I knew there had to be a way, since it seems with Exim that most anything is possible. The problem has been wraping my mind around doing things this way or that. I managed to come up with a solution to another problem, which I'll include at the end.

[snip]
> How is mail stored? Mbox? Maildir? Cyrus' mailstore?


Maildir.

> Some generic option for quota_send is impossible to have.
>
> > Quota_receive would work just like quota does now. That's about the
>
> Why do you need a special quota_receive then?


I don't. I was just thinking that if something like quota_send was implemented then it might be wise to rename quota to quota_receive. Just to make it obvious the difference between the two. That's all.

On Thursday, February 13, 2003 6:11 PM, Nico Erfurth wrote:
> S. Yoder wrote:

[snip]
> This doesn't really fit into exim's way of handling messages, BUT! ;)
> You could create a router that acts like this.

[snip]
> getquota.pl should exit with 1 if the user if over quota and with 0
> otherwise. And you need to run sender verification on all mails.


That's the direction my mind was starting to stray. Guess it's time to dust off my limited perl skills. Luckily perl is a language I can grasp. With C all bets are off.

[snip]
> How about donating some money to run a two-day exim conference? :)))


Oh, I wish we had that kind of money. Just a small 10 to 15 person shop here. I'm trying to switch most of our stuff over to open source/GNU software. To which I know the authors do not live by 'thank you's alone.

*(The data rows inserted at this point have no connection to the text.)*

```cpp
struct cvttmi_context
{
    int device;
    CvttDeviceTables hostTables;
    CvttDeviceTables *dTables;
    static const int kPlanSlots = 8;
    CvttBc7DevicePlan *dPlans;
    CvttBc7DevicePlan *pinnedPlans;
    cvttmi_bc7_plan lastPlan[kPlanSlots];
    bool planValid[kPlanSlots];
    static const int kPlanUsers = 4;
    struct PlanUse
    {
        hipStream_t stream;
        hipEvent_t ev;
        bool valid;
    } planUse[kPlanSlots][kPlanUsers];
    hipEvent_t evPlanUp[kPlanSlots];
    hipStream_t planUpStream[kPlanSlots];
    int nextPlanSlot;
    static const int kPipeSlots = 4;
    struct PipeSlot
    {
        void *pinnedIn, *pinnedOut, *dIn, *dOut;
        hipStream_t stream;
        hipEvent_t done;
    } pipe[kPipeSlots];
    size_t pipeInBytes, pipeOutBytes;
    hipStream_t stream;
    std::recursive_mutex mu;
    hipEvent_t evLast;
    hipStream_t lastStream;
    bool lastValid;
    float *dPtTrial;
    size_t dPtTrialBytes;
    size_t ptTableBytes;
    bool exhaustive;
    void *dMeasureSlab = NULL;
    void *dMeasureHost = NULL;
    size_t measureHostBytes = 0;
    static const int kResizeSlots = 4;
    struct ResizeSlot
    {
        void *pinned = NULL;
        size_t bytes = 0;
        hipEvent_t ev = NULL;
        hipStream_t stream = NULL;
        bool inFlight = false, valid = false;
        uint32_t srcW = 0, srcH = 0, dstW = 0, dstH = 0, filter = 0;
    } resizeSlot[kResizeSlots];
    int nextResizeSlot = 0;
// ... 2142 lines not shown
            });
        });
    }

    double cvttmi_psnr(const cvttmi_error_totals *t, uint32_t channelMask)
    {
        uint32_t fmask = 0;
        const CvttTextureFormat *row = t ? formatInfo(t->format, NULL, NULL, &fmask) : NULL;
        if (!row || row->peak == 0)
            return NAN;
        const uint32_t m = channelMask ? channelMask : fmask;
        if ((m & ~fmask) != 0 || t->texels == 0)
            return NAN;
        uint64_t sse = 0;
        int channels = 0;
        for (int c = 0; c < 4; c++)
            if ((m >> c) & 1u)
            {
                sse += t->sse[c];
                channels++;
            }
        if (sse == 0)
            return INFINITY;
        const double peak = row->peak;
        const double mse = static_cast<double>(sse) / (static_cast<double>(t->texels) * channels);
        return 10.0 * log10(peak * peak / mse);
    }

    int cvttmi_selftest_arith(cvttmi_context *ctx, uint64_t count, uint64_t seed, uint64_t *divMismatches, uint64_t *sqrtMismatches)
    {
        if (!ctx || !divMismatches || !sqrtMismatches)
            return CVTTMI_E_INVALID;
        hipError_t e = hipSetDevice(ctx->device);
        if (e != hipSuccess)
            return fail(ctx, CVTTMI_E_NO_DEVICE, "hipSetDevice", e);
        const uint32_t chunk = 1u << 20;
        uint32_t *dOps = NULL, *dRes = NULL;
        if (hipMalloc(&dOps, chunk * 8) != hipSuccess || hipMalloc(&dRes, chunk * 8) != hipSuccess)
        {
            hipFree(dOps);
            return fail(ctx, CVTTMI_E_HIP, "hipMalloc (selftest)");
        }
        std::vector<uint32_t> ops(chunk * 2), res(chunk * 2);
        uint64_t badDiv = 0, badSqrt = 0;
        for (uint64_t first = 0; first < count; first += chunk)
        {
            const uint32_t n = static_cast<uint32_t>(count - first < chunk ? count - first : chunk);
            e = cvttmi_launch_selftest(seed, first, n, dOps, dRes, NULL);
            if (e == hipSuccess) e = hipMemcpy(ops.data(), dOps, (size_t)n * 8, hipMemcpyDeviceToHost);
            if (e == hipSuccess) e = hipMemcpy(res.data(), dRes, (size_t)n * 8, hipMemcpyDeviceToHost);
            if (e != hipSuccess)
            {
                hipFree(dOps);
                hipFree(dRes);
                return fail(ctx, CVTTMI_E_HIP, "selftest kernel", e);
            }
            for (uint32_t i = 0; i < n; i++)
            {
                float a, b;
                memcpy(&a, &ops[2 * i], 4);
                memcpy(&b, &ops[2 * i + 1], 4);
                const float q = _mm_cvtss_f32(_mm_div_ss(_mm_set_ss(a), _mm_set_ss(b)));
                uint32_t absBits = ops[2 * i] & 0x7fffffffu;
                float absA;
                memcpy(&absA, &absBits, 4);
                const float r = _mm_cvtss_f32(_mm_sqrt_ss(_mm_set_ss(absA)));
                uint32_t qb, rb;
                memcpy(&qb, &q, 4);
                memcpy(&rb, &r, 4);
                const bool qNan = (qb & 0x7fffffffu) > 0x7f800000u, gNan = (res[2 * i] & 0x7fffffffu) > 0x7f800000u;
                if (!(qNan && gNan) && qb != res[2 * i])
                    badDiv++;
                if (rb != res[2 * i + 1])
                    badSqrt++;
            }
        }
        hipFree(dOps);
        hipFree(dRes);
        *divMismatches = badDiv;
        *sqrtMismatches = badSqrt;
        return CVTTMI_OK;
    }

    int cvttmi_set_exhaustive(cvttmi_context *ctx, int exhaustive)
    {
        if (!ctx)
            return CVTTMI_E_INVALID;
        ctx->exhaustive = exhaustive != 0;
        return CVTTMI_OK;
    }

    int cvttmi_bc7_hard_stats(cvttmi_context *ctx, uint32_t *handedOver, uint32_t *slots)
    {
        if (!ctx)
            return CVTTMI_E_INVALID;
        hipSetDevice(ctx->device);
        hipDeviceSynchronize();
        if (ctx->handOver.stats(handedOver, slots) != hipSuccess)
            return fail(ctx, CVTTMI_E_HIP, "hipMemcpy(hard count)");
        return CVTTMI_OK;
    }

    int cvttmi_timing_enable(cvttmi_context *ctx, int enable)
    {
        if (!ctx)
            return CVTTMI_E_INVALID;
        ctx->timing = enable != 0;
        ctx->totalMs = 0.0;
        ctx->launches = 0;
        return CVTTMI_OK;
    }

    int cvttmi_timing_read(cvttmi_context *ctx, double *totalMs, uint64_t *launches)
    {
        if (!ctx)
            return CVTTMI_E_INVALID;
        if (totalMs) *totalMs = ctx->totalMs;
        if (launches) *launches = ctx->launches;
        return CVTTMI_OK;
    }

    int cvttmi_format_info(int format, size_t *packedBytes, size_t *blockBytes, uint32_t *channelMask)
    { return formatInfo(format, packedBytes, blockBytes, channelMask) ? CVTTMI_OK : CVTTMI_E_INVALID; }

    int cvttmi_encode_device(cvttmi_context *ctx, int format, void *d_out, const void *d_blocks, size_t numBlocks,
                             const cvttmi_options *options, const cvttmi_bc7_plan *plan, const cvttmi_options *allocOptions, void *hipStream)
    {
        size_t packedBytes = 16, blockBytes = 64;
        const bool ok = formatInfo(format, &packedBytes, &blockBytes, NULL) && options && (plan || !kEncoderFormats[format].takesPlan);
        return onDevice(ctx, d_out, d_blocks, numBlocks, ok, blockBytes, packedBytes, hipStream, encodeBody(ctx, format, options, plan, allocOptions));
    }
    int cvttmi_encode(cvttmi_context *ctx, int format, void *out, const void *blocks, size_t numBlocks,
                      const cvttmi_options *options, const cvttmi_bc7_plan *plan, const cvttmi_options *allocOptions)
    {
        size_t packedBytes = 16, blockBytes = 64;
        const bool known = formatInfo(format, &packedBytes, &blockBytes, NULL);
        const bool ok = known && options && (plan || !kEncoderFormats[format].takesPlan);
        return onHost(ctx, out, blocks, numBlocks, ok, blockBytes, packedBytes, known && kEncoderFormats[format].zeroCopy,
                      encodeBody(ctx, format, options, plan, allocOptions));
    }

    int cvttmi_encode_bc7_device(cvttmi_context *ctx, void *d_out, const void *d_blocks, size_t numBlocks,
                                 const cvttmi_options *options, const cvttmi_bc7_plan *plan, void *hipStream)
    { return cvttmi_encode_device(ctx, CVTTMI_FMT_BC7, d_out, d_blocks, numBlocks, options, plan, NULL, hipStream); }
    int cvttmi_encode_bc7(cvttmi_context *ctx, uint8_t *out, const uint8_t *blocks, size_t numBlocks,
                          const cvttmi_options *options, const cvttmi_bc7_plan *plan)
    { return cvttmi_encode(ctx, CVTTMI_FMT_BC7, out, blocks, numBlocks, options, plan, NULL); }

    static int etc2KindFormat(int kind)
    {
        return kind == CVTTMI_ETC2_RGB ? CVTTMI_FMT_ETC2_RGB : kind == CVTTMI_ETC2_RGBA ? CVTTMI_FMT_ETC2_RGBA
             : kind == CVTTMI_ETC2_PUNCHTHROUGH ? CVTTMI_FMT_ETC2_PUNCHTHROUGH : -1;
    }
    int cvttmi_encode_etc2_with_data_device(cvttmi_context *ctx, void *d_out, const void *d_blocks, size_t numBlocks, const cvttmi_options *options,
                                            const cvttmi_options *allocOptions, int kind, void *hipStream)
    { return cvttmi_encode_device(ctx, etc2KindFormat(kind), d_out, d_blocks, numBlocks, options, NULL, allocOptions, hipStream); }
    int cvttmi_encode_etc2_with_data(cvttmi_context *ctx, uint8_t *out, const uint8_t *blocks, size_t numBlocks, const cvttmi_options *options,
                                     const cvttmi_options *allocOptions, int kind)
    { return cvttmi_encode(ctx, etc2KindFormat(kind), out, blocks, numBlocks, options, NULL, allocOptions); }

    int cvttmi_encode_etc2_device(cvttmi_context *ctx, void *d_out, const void *d_blocks, size_t numBlocks, const cvttmi_options *options, void *hipStream)
    { return cvttmi_encode_device(ctx, CVTTMI_FMT_ETC2_RGB, d_out, d_blocks, numBlocks, options, NULL, NULL, hipStream); }
    int cvttmi_encode_etc2_rgba_device(cvttmi_context *ctx, void *d_out, const void *d_blocks, size_t numBlocks, const cvttmi_options *options, void *hipStream)
    { return cvttmi_encode_device(ctx, CVTTMI_FMT_ETC2_RGBA, d_out, d_blocks, numBlocks, options, NULL, NULL, hipStream); }
    int cvttmi_encode_etc2_alpha_device(cvttmi_context *ctx, void *d_out, const void *d_blocks, size_t numBlocks, const cvttmi_options *options, void *hipStream)
    { return cvttmi_encode_device(ctx, CVTTMI_FMT_EAC_ALPHA, d_out, d_blocks, numBlocks, options, NULL, NULL, hipStream); }
// ... 54 lines not shown
```

Measured before the change: 726.0 Mblocks/s.

## Compute tier-1 two-subset partition sums with int8 MFMA matrix multiply

For the G8 grid path with two-subset bound sets, per-block projected feature sums across all 64 partitions are now computed as an int8 32x32x16 MFMA between feature operands and partition-mask operands, instead of per-partition scalar accumulation. The complement subset sums come from stored block totals. Lower bounds are then evaluated and alive masks are gathered via ballot into shared memory. This adds shared-memory staging and two extra barriers, and relies on the quadratic terms being split into 7-bit pieces to fit int8 exactly. An MFMA self-test entry point is also added.

```diff
diff --git a/convectionkernels_amd/api.py b/convectionkernels_amd/api.py
--- a/convectionkernels_amd/api.py
+++ b/convectionkernels_amd/api.py
@@ -898,6 +898,17 @@
         self._check(self._lib.cvttmi_selftest_arith(self._h, count, seed, ctypes.byref(d), ctypes.byref(q)), "selftest_arith")
         return int(d.value), int(q.value)
 
+    def selftest_mfma_i8(self, a, b):
+        a = np.ascontiguousarray(a, dtype=np.int8)
+        b = np.ascontiguousarray(b, dtype=np.int8)
+        if a.shape != (32, 16) or b.shape != (16, 32):
+            raise CvttError("selftest_mfma_i8 takes a (32, 16) and a (16, 32) int8 array")
+        out = np.empty((32, 32), np.int32)
+        fn = self._lib.cvttmi_selftest_mfma_i8
+        fn.argtypes = [ctypes.c_void_p, ctypes.c_void_p, ctypes.c_void_p, ctypes.c_void_p]
+        self._check(fn(self._h, a.ctypes.data, b.ctypes.data, out.ctypes.data), "selftest_mfma_i8")
+        return out
+
     def tile_image(self, image, stream=None):
         import torch
         image = self._image_in(image)
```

Ok, here's a problem I had (or maybe I should say a feature I needed) and the solution:
For now we are going to keep our NT 4 PDC, so I'm using winbind to get user information. One problem with using winbind is if the server goes down Exim doesn't realize I want this to be a "defer" situation instead of a "fail". Now there is some caching going on, but I don't want to rely on that. I tried using smbmount and doing require_files, but it locks up if the NT server is down and doesn't work when it comes back up.

Here is how I check for the NT server and, if it is not up, I send a temporary error instead of an outright fail. If I had both a PDC and a BDC I would not worry about this, not to mention this solution can only check one server. I probably wouldn't use this if we averaged around say 100 emails per hour, but we average around 50 per day.

I created this router in the router section:

# A way to detect if the NT server is up or not
# so as to avoid winbind lookup problems.
server_down_defer:
driver = redirect
allow_defer
condition = ${run{/bin/ping -c 1 -w 5 -q 192.168.1.1}{no}{yes}}
data = :defer: Temporary server problem

Note: the '-w' option means 'wait for response' for x seconds. If you have a slow network, you might want to increase this. If you have a fast one, you can decrease it. The '-c' option means number of times to try and '-q' means quiet.

I would suggest placing it below 'domain_literal' and 'dnslookup' at the very least. After 'system_aliases' is fine as well, but remember that as soon as it hits this router it won't deliver. In my setup, where I have a 'shared_folders' router for Courier-imap, which is not dependant on a winbind lookup, my routers order looks like:
begin routers
# domain_literal:
...
dnslookup:
...
system_aliases:
...
shared_folders:
...
server_down_defer:
...
userforward:
...
localuser:
#end routers

This allows me to continue to accept what would go into the shared folders and use /etc/aliases to redirect to shared folders. Yet if the NT server is down everything else is defered. Since I don't have any local users on the Linux box I want to deliver to, this is not a problem.